_Assignment_: Scan the records for the string "telem"; copy each line where it occurs.

Collection entries:
....

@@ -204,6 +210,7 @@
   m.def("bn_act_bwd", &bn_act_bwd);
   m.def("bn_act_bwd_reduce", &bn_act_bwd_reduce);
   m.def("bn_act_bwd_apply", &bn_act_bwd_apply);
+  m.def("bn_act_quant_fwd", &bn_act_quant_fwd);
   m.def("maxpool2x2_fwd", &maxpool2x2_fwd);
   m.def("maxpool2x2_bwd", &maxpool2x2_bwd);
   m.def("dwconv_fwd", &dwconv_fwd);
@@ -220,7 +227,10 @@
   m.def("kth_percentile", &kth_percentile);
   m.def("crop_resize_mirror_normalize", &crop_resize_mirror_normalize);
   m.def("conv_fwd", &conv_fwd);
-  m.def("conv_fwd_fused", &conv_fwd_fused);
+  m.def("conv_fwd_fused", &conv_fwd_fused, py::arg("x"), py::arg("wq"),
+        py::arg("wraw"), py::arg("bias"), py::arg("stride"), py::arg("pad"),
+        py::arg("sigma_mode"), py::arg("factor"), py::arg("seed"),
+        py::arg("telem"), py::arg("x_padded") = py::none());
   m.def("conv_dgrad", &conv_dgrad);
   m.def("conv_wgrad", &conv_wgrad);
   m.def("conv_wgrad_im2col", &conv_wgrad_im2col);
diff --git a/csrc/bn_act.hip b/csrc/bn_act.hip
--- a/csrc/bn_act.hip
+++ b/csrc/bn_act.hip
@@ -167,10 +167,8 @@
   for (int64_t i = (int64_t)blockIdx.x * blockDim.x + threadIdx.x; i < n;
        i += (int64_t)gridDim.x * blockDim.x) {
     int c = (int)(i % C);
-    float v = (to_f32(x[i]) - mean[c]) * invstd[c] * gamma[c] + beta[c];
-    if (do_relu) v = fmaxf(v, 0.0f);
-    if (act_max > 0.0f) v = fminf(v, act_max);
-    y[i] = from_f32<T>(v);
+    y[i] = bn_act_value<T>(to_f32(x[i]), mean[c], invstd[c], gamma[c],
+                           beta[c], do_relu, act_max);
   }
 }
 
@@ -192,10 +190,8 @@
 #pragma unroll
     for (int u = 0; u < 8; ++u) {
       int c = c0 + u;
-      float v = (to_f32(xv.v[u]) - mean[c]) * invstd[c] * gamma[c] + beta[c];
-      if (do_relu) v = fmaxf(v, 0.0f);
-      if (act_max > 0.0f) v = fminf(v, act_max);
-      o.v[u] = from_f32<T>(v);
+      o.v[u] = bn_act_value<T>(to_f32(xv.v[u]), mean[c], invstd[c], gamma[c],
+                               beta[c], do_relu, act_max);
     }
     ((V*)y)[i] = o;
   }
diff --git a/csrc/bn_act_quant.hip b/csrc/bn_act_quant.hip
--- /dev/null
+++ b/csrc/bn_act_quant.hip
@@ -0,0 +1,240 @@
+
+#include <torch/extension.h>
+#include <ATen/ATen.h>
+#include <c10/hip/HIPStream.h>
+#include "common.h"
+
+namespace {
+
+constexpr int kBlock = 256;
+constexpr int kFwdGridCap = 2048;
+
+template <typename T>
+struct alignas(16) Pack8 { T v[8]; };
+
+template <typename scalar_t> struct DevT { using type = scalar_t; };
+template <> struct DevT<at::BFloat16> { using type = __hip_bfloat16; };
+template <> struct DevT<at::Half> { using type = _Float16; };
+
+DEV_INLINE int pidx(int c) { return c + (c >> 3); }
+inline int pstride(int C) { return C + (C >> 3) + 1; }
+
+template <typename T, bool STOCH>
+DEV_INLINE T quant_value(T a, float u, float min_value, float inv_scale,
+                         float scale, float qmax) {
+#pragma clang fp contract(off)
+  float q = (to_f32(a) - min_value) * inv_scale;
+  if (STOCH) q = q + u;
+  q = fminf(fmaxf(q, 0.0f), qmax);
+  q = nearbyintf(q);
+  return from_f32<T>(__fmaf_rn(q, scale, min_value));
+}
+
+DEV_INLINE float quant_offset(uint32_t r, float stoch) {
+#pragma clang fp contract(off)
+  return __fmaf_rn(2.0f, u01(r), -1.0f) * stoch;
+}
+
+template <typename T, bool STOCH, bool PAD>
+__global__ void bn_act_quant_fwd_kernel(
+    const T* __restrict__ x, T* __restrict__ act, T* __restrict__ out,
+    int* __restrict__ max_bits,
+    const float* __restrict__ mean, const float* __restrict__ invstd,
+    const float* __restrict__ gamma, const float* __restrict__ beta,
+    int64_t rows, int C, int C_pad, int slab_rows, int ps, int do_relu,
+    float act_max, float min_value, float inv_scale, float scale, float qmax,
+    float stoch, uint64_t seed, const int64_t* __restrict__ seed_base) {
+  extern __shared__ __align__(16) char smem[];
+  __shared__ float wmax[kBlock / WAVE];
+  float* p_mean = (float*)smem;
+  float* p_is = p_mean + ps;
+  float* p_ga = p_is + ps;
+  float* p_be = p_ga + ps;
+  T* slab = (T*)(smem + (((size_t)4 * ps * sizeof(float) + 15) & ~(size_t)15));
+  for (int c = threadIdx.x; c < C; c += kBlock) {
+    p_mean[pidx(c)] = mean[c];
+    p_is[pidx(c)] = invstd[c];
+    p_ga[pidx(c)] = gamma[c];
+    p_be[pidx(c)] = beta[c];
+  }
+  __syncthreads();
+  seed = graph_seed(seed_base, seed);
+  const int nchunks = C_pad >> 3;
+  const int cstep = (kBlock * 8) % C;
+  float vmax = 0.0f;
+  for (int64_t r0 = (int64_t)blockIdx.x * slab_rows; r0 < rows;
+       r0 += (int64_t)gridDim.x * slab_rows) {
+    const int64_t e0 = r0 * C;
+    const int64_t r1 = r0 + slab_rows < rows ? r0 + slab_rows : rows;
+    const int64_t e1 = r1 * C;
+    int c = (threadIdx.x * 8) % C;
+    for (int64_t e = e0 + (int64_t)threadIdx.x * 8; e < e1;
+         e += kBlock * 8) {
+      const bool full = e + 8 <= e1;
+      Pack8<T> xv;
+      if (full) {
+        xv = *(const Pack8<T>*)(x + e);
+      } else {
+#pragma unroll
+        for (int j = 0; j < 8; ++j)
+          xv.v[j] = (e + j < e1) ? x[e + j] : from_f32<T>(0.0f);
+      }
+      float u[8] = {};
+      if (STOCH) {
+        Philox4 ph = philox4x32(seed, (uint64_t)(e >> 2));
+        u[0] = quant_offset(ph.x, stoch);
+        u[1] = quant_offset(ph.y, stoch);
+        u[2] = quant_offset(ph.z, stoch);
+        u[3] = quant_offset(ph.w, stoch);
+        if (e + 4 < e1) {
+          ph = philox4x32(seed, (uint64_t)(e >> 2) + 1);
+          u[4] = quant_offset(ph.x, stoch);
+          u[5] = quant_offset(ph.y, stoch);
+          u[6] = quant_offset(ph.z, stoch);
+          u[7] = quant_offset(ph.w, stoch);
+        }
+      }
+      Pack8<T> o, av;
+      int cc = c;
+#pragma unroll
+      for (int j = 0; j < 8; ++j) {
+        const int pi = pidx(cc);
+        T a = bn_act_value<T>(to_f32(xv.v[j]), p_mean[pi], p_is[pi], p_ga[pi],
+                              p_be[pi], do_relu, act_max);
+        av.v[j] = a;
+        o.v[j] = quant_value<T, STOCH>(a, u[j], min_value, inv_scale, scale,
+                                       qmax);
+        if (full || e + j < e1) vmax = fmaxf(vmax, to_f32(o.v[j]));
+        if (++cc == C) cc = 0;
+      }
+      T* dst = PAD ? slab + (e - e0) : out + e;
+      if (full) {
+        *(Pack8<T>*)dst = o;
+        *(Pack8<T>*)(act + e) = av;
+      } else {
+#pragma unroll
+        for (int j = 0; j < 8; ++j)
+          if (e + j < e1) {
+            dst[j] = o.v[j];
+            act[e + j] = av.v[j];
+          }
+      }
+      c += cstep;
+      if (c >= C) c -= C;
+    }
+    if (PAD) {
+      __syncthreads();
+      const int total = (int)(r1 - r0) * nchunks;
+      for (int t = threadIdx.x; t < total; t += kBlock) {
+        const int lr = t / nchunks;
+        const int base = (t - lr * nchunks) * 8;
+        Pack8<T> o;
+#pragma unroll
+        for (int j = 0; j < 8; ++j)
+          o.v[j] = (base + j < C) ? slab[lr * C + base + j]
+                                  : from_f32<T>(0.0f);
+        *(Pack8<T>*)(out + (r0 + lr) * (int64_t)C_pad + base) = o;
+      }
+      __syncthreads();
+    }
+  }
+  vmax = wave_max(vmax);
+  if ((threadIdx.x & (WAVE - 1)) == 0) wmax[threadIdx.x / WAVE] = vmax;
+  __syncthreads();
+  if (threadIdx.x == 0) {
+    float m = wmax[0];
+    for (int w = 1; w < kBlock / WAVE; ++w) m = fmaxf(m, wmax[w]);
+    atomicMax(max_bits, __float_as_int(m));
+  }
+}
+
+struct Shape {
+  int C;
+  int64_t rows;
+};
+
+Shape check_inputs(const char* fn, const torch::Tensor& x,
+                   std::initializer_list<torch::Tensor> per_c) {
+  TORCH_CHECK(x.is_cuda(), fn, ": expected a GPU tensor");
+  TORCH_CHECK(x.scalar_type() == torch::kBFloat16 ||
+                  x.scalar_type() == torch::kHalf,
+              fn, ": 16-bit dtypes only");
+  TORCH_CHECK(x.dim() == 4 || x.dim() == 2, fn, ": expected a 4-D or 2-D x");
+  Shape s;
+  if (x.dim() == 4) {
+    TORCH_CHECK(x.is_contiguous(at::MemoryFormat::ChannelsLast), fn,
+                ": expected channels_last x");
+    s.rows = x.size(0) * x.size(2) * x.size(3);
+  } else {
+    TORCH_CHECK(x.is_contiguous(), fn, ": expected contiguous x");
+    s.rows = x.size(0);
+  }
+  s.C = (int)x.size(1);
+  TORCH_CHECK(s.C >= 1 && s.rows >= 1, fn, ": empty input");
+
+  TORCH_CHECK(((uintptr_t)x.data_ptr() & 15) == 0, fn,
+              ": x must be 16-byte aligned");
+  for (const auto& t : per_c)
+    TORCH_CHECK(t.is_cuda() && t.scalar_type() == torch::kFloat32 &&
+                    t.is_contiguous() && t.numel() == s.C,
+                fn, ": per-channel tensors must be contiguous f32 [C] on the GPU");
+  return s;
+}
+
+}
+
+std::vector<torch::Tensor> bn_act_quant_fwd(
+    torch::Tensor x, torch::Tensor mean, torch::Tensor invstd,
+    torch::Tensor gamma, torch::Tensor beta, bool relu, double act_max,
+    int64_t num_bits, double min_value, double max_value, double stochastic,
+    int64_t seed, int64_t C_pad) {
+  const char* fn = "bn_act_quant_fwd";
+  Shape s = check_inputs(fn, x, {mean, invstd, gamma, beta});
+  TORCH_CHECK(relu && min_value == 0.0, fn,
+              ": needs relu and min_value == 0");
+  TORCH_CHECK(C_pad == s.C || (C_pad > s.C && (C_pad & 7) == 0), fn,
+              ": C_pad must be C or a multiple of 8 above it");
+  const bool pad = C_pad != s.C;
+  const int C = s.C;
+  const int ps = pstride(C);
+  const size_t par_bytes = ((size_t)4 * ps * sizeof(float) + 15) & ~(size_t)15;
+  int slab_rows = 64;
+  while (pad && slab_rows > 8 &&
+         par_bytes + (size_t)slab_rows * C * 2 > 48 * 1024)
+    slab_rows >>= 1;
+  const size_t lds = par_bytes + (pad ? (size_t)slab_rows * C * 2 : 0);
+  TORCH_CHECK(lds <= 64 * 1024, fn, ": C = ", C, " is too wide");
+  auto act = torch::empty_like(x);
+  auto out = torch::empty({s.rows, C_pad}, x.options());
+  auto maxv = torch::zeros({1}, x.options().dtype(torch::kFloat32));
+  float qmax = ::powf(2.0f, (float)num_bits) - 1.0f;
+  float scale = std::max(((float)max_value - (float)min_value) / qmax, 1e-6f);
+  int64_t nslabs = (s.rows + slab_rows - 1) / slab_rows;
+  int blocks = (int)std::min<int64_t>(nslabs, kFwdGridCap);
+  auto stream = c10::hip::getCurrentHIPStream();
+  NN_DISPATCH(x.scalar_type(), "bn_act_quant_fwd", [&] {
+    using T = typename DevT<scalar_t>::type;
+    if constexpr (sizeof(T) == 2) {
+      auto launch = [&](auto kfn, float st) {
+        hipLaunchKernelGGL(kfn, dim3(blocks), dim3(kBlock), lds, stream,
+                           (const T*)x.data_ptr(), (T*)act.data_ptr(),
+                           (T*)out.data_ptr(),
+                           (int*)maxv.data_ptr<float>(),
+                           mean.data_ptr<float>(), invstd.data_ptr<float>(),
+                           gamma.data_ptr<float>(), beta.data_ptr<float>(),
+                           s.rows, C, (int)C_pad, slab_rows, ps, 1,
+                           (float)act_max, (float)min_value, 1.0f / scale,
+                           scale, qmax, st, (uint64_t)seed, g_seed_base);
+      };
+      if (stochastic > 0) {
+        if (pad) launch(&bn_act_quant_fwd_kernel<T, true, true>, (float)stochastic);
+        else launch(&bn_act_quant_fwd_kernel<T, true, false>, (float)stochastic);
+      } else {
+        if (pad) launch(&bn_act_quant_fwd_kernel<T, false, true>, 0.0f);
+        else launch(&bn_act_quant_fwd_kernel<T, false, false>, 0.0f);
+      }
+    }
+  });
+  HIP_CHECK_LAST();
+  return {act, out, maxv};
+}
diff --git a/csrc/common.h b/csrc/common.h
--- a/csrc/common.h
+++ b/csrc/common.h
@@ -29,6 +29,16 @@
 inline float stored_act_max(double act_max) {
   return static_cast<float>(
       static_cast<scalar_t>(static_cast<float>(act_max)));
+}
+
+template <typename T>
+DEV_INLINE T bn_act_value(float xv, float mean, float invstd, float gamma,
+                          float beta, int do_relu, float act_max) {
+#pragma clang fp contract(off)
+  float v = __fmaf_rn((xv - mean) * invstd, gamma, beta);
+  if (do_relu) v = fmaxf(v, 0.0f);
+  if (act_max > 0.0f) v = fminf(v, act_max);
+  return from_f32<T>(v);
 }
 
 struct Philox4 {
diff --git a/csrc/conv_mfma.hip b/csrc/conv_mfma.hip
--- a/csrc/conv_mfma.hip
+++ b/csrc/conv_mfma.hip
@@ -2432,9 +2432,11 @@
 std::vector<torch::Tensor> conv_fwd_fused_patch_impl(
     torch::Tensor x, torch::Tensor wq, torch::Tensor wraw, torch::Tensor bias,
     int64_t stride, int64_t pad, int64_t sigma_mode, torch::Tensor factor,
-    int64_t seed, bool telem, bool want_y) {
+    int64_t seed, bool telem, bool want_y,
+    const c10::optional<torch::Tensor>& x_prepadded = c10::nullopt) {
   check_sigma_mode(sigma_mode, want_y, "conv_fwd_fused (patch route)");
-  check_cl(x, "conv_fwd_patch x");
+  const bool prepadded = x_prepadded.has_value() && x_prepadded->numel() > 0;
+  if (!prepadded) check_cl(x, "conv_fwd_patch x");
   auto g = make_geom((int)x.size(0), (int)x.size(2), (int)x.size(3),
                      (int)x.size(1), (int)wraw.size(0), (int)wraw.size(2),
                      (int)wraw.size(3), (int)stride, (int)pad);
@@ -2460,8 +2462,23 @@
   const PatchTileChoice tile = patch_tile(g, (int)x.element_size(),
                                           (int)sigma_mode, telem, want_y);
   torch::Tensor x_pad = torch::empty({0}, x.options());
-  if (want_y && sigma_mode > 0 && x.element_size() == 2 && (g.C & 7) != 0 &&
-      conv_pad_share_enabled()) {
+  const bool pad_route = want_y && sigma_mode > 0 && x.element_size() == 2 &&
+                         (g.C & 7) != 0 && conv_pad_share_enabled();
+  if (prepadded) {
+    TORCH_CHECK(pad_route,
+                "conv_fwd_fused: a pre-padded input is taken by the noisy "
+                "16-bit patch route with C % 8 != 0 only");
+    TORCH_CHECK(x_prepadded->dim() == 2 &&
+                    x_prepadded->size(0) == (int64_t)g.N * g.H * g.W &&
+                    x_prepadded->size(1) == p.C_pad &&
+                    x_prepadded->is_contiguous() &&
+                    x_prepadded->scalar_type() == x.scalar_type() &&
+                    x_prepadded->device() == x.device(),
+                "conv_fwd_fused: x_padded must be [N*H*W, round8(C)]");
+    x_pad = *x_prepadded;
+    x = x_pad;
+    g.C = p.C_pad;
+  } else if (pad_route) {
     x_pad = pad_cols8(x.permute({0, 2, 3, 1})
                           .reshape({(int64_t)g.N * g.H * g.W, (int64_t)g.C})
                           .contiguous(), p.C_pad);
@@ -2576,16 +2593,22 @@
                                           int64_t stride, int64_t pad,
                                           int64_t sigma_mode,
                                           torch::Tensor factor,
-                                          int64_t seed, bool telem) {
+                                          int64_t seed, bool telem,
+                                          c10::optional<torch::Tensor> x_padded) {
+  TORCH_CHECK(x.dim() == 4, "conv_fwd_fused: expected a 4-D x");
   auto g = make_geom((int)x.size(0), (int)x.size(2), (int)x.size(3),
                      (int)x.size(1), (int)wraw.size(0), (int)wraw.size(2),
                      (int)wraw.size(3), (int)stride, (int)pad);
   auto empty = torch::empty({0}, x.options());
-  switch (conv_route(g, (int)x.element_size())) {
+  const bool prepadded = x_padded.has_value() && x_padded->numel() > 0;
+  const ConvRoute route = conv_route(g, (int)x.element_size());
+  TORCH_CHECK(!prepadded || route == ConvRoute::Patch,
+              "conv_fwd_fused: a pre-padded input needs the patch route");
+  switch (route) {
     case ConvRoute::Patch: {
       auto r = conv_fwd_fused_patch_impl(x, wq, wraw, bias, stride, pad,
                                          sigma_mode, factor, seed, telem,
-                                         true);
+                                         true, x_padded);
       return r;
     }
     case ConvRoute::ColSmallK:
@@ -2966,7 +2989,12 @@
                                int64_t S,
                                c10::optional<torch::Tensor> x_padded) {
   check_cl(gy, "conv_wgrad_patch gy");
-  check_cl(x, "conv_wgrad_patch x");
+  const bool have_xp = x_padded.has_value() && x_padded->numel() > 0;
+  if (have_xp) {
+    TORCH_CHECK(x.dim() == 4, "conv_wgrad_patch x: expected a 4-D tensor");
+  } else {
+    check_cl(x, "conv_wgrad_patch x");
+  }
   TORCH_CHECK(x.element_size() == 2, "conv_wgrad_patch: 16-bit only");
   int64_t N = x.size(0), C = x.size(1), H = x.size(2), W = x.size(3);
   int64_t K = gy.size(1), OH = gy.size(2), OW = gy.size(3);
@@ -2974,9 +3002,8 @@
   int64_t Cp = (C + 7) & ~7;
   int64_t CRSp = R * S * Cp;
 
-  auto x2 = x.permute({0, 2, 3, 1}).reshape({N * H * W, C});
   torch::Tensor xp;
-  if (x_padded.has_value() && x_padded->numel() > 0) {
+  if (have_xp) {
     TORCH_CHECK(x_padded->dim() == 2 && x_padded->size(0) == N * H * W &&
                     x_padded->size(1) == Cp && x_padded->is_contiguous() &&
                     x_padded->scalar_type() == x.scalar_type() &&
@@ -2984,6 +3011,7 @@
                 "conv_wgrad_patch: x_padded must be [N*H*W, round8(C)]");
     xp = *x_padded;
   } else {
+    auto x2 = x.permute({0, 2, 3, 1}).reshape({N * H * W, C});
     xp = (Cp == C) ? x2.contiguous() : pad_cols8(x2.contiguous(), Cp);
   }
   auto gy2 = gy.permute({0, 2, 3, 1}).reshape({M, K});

....

_Output for this exercise_:
+        py::arg("telem"), py::arg("x_padded") = py::none());
-    int64_t seed, bool telem, bool want_y) {
+    int64_t seed, bool telem, bool want_y,
                                           (int)sigma_mode, telem, want_y);
-                                          int64_t seed, bool telem) {
+                                          int64_t seed, bool telem,
                                          sigma_mode, factor, seed, telem,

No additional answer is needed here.